* Work order *
Would you return the lines between the one holding "constexpr bool kAcInLds = true;" and the one holding "uint32_t last = 0;", inclusive, and only those, exactly as they stand in the listing below?

* Source data *

constexpr int kPadC = 64;
constexpr int kHalfEntries = kBlock / 4;
constexpr int kParityLen = kPadC + kHalfEntries + 64;
constexpr int kLastT0 = (kHalfEntries + 64) / 32 - 1;
constexpr int kFirstT1 = (kHalfEntries - kPadC) / 32;
constexpr int kRingHalf = 64;
constexpr int kRingLen = 2 * kRingHalf + 64;
constexpr int kRingsPerXcd = 512;
constexpr int kXcds = 8;
constexpr int kPadS = 128;
constexpr int kSBufWords = (kPadS + kBlock) / 32 * 33;
constexpr int kSmallBase = 8992;
constexpr int kBigBytes = kSmallBase + 3008;
static_assert(kResWordsCap * 4 <= kSmallBase, "packed residue words must fit the dead sample buffer");
static_assert(kSBufWords * 4 <= kSmallBase && kSmallBase % 16 == 0, "sample buffer must end below the analysis arrays");
static_assert(kBigBytes >= 2 * kParityLen * 8, "the FP64 parity arrays must fit");
// ... 909 lines not shown
#pragma unroll
    for (int t = 0; t <= kLastT0; t++)
        mine[half + 32 * t] = scale_sample(s[t]);
    wave_sync();

    __builtin_amdgcn_s_setprio(3);
    double sum = 0.0;
#pragma unroll 1
    for (int h = 0; h < 2; h++) {
        if (h == 1) {
            wave_sync();
#pragma unroll
            for (int t = kFirstT1; t < kPerLane; t++)
                mine1[half + 32 * t] = scale_sample(s[t]);
            wave_sync();
        }
        uint32_t addr = (uint32_t)(uintptr_t)(__attribute__((address_space(3))) double*)E;
        MeanFetch f0, f1;
        SELA_MEAN_ISSUE(f0, addr, 0, sum);
#pragma unroll 1
        for (int m0 = 0; m0 < kHalfEntries; m0 += 16) {
            mean_wait(f0, sum);
            SELA_MEAN_ISSUE(f1, addr, 64, sum);
            mean_steps(f0, sum);
            mean_wait(f1, sum);
            SELA_MEAN_ISSUE(f0, addr, 128, sum);
            mean_steps(f1, sum);
            addr += 128;
        }
        mean_wait(f0, sum);
    }
    mean = sum / (double)kBlock;
    __builtin_amdgcn_s_setprio(0);
    }

    SELA_STAMP(2);
    wave_sync();
    for (int m = lane; m < kPadC; m += 64) {
        E[m - kPadC] = 0.0;
        O[m - kPadC] = 0.0;
    }
#pragma unroll
    for (int t = 0; t <= kLastT0; t++)
        mine[half + 32 * t] = scale_sample(s[t]) - mean;
    wave_sync();

    SELA_STAMP(3);
    double acc_e = 0.0, acc_o = 0.0;
    {
        uint32_t xcc;
        asm volatile("s_getreg_b32 %0, hwreg(HW_REG_XCC_ID)" : "=s"(xcc));
        xcc &= kXcds - 1;
        uint32_t* const pool = ring_owner + xcc * kRingsPerXcd;
        uint32_t slot = 0;
        if (lane == 0) {
            slot = (e >> 3) & (kRingsPerXcd - 1);
            while (atomicExch(pool + slot, ticket) == ticket)
                slot = (slot + 1) & (kRingsPerXcd - 1);
        }
        slot = (uint32_t)__builtin_amdgcn_readfirstlane((int)slot);
        double* const ring = reinterpret_cast<double*>(
            read_first_lane((uint64_t)(rings + ((size_t)xcc * kRingsPerXcd + slot) * kRingLen)));
        __attribute__((address_space(1))) double* const ring_g = (__attribute__((address_space(1))) double*)ring;
        auto store_chunk = [&](int k, const double* resident) {
#pragma unroll
            for (int t = 0; t < kRingHalf / 64; t++) {
                const double c = resident[half + 32 * (t + (kRingHalf / 64) * k)];
                ring_g[(k & 1) * kRingHalf + lane + 64 * t] = c;
                if (t == 0 && !(k & 1) && lane < 16)
                    ring_g[2 * kRingHalf + lane] = c;
            }
        };
        store_chunk(0, mine);
        store_chunk(1, mine);
        asm volatile("s_waitcnt vmcnt(0)\n\ts_dcache_inv" ::: "memory");

        double A = E[-lane];
        double B = 0.0;
        uint32_t addr_e = (uint32_t)(uintptr_t)(__attribute__((address_space(3))) double*)(E - lane);
        uint32_t addr_o = (uint32_t)(uintptr_t)(__attribute__((address_space(3))) double*)(O - lane);
        const double* c_ptr = ring;
        AcFetch f0, f1;
        asm volatile("" : "+v"(A));
        SELA_AC_ISSUE_S(f0, c_ptr, 0, 64, acc_e, acc_o);
        SELA_AC_ISSUE_V(f0, addr_e, addr_o, 0, 1, 2, 3, 4, 5, 6, 7, 8, acc_e, acc_o);
        constexpr int kSwitch = kBlock / 2 / kRingHalf;
        const bool falling = !kFused && n_workers == 0 && fa.priorities != 0;
#pragma unroll 1
        for (int k = 0; k < kBlock / kRingHalf; k++) {
            if (falling && k == 0)
                __builtin_amdgcn_s_setprio(2);
            if (falling && k == kSwitch)
                __builtin_amdgcn_s_setprio(1);
            if (k == kSwitch) {
                wave_sync();
#pragma unroll
                for (int t = kFirstT1; t < kPerLane; t++)
                    mine1[half + 32 * t] = scale_sample(s[t]) - mean;
                wave_sync();
                addr_e -= kHalfEntries * 8;
                addr_o -= kHalfEntries * 8;
            }
            if (k >= 1 && k + 1 < kBlock / kRingHalf)
                store_chunk(k + 1, k >= kSwitch ? mine1 : mine);
#pragma unroll 1
            for (int it = 0; it < kRingHalf / 32; it++) {
                if (it == kRingHalf / 32 - 1)
                    asm volatile("s_waitcnt vmcnt(0)\n\ts_dcache_inv" ::: "memory");
                ac_wait(f0, acc_e, acc_o);
                SELA_AC_ISSUE_S(f1, c_ptr, 128, 192, acc_e, acc_o);
                ac_steps_head(f0, A, B, acc_e, acc_o);
                SELA_AC_ISSUE_V(f1, addr_e, addr_o, 8, 9, 10, 11, 12, 13, 14, 15, 16, acc_e, acc_o);
                ac_steps_tail(f0, A, B, acc_e, acc_o);
                ac_wait(f1, acc_e, acc_o);
                SELA_AC_ISSUE_S(f0, c_ptr, 256, 320, acc_e, acc_o);
                ac_steps_head(f1, A, B, acc_e, acc_o);
                SELA_AC_ISSUE_V(f0, addr_e, addr_o, 16, 17, 18, 19, 20, 21, 22, 23, 24, acc_e, acc_o);
                ac_steps_tail(f1, A, B, acc_e, acc_o);
                c_ptr += 32;
                addr_e += 128;
                addr_o += 128;
            }
            if (k & 1)
                c_ptr = ring;
        }
        ac_wait(f0, acc_e, acc_o);
        if (lane == 0)
            atomicExch(pool + slot, 0u);
    }
    wave_sync();

    SELA_STAMP(4);
    {
        const double ac0 = read_first_lane(acc_e);
        if (lane <= 50) {
            sm->ac[2 * lane] = lane == 0 ? 1.0 : acc_e / ac0;
            sm->ac[2 * lane + 1] = acc_o / ac0;
        }
    }
    wave_sync();

    double k_lo = 0.0, k_hi = 0.0;
    if (!kFused && n_workers == 0 && fa.priorities != 0)
        __builtin_amdgcn_s_setprio(1);
    else
        __builtin_amdgcn_s_setprio(2);
    {
        double g0a = sm->ac[lane + 1], g1a = g0a;
        double g0b = lane < 36 ? sm->ac[lane + 65] : 0.0, g1b = g0b;
        double err = 1.0;
        double g = read_first_lane(g1a);
        double ki = -g / err;
        err += g * ki;
        sm->k[0] = ki;
        constexpr int kTwoRegs = kMaxOrder - 64 + 1;
#pragma unroll 1
        for (int i = 1; i < kTwoRegs; i++) {
            const double sa = wave_shl1(read_first_lane(g1b), g1a);
            const double sb = wave_shl1_zero(g1b);
            g1a = sa + ki * g0a;
            g0a = sa * ki + g0a;
            g1b = sb + ki * g0b;
            g0b = sb * ki + g0b;
            g = read_first_lane(g1a);
            ki = -g / err;
            err += g * ki;
            sm->k[i] = ki;
        }
#pragma unroll 1
        for (int i = kTwoRegs; i < kMaxOrder; i++) {
            const double sa = wave_shl1_zero(g1a);
            g1a = sa + ki * g0a;
            g0a = sa * ki + g0a;
            g = read_first_lane(g1a);
            ki = -g / err;
            err += g * ki;
            sm->k[i] = ki;
        }
        wave_sync();
        k_lo = sm->k[lane];
        k_hi = lane < kMaxOrder - 64 ? sm->k[lane + 64] : 0.0;
        wave_sync();
    }
    if (kMode == 3) {
        uint64_t h_ac = hash_term(sm->ac[lane], lane) ^ (lane + 64 <= kMaxOrder ? hash_term(sm->ac[lane + 64], lane + 64) : 0ull);
        uint64_t h_k = hash_term(k_lo, lane) ^ (lane < kMaxOrder - 64 ? hash_term(k_hi, lane + 64) : 0ull);
        h_ac = lanes_xor<64>(h_ac);
        h_k = lanes_xor<64>(h_k);
        if (lane == 0) {
            uint64_t* const hp = reinterpret_cast<uint64_t*>(trace) + 2 * (size_t)block_id;
            hp[0] = h_ac;
            hp[1] = h_k;
        }
    }

    {
        constexpr bool kAcInLds = true;
        uint64_t* const sizes_pub = fa.sizes_pub;
        const uint64_t sizes_tag = fa.sizes_tag;
#define SELA_TAIL_TRACE_RESIDUES fa.trace_residues
#include "sela_encode_tail.inc"
#undef SELA_TAIL_TRACE_RESIDUES
    }
    SELA_STAMP(12);
    if (kFused) {
        const uint32_t g = frame / kGroupFrames;
        const uint32_t blocks_in_group = min((uint32_t)kGroupFrames, n_frames - g * kGroupFrames) * n_sig;
        stores_done();
        uint32_t last = 0;
        if (lane == 0)
            last = group_arrive(fa.group_count + (size_t)g * kGroupCountStride, fa.tag, blocks_in_group) ? 1u : 0u;
        if (__builtin_amdgcn_readfirstlane((int)last)) {
            drop_stale_lines();
            finish_group(fa, g, lane);
        }
    }
    SELA_STAMP(13);
    if (kMode == 2 && lane == 0)
        for (int i = 0; i < 13; i++)
            phase_cycles[(size_t)block_id * 16 + i] = (uint64_t)(stamp[i + 1] - stamp[i]);
}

* Response *
        constexpr bool kAcInLds = true;
        uint64_t* const sizes_pub = fa.sizes_pub;
        const uint64_t sizes_tag = fa.sizes_tag;
#define SELA_TAIL_TRACE_RESIDUES fa.trace_residues
#include "sela_encode_tail.inc"
#undef SELA_TAIL_TRACE_RESIDUES
    }
    SELA_STAMP(12);
    if (kFused) {
        const uint32_t g = frame / kGroupFrames;
        const uint32_t blocks_in_group = min((uint32_t)kGroupFrames, n_frames - g * kGroupFrames) * n_sig;
        stores_done();
        uint32_t last = 0;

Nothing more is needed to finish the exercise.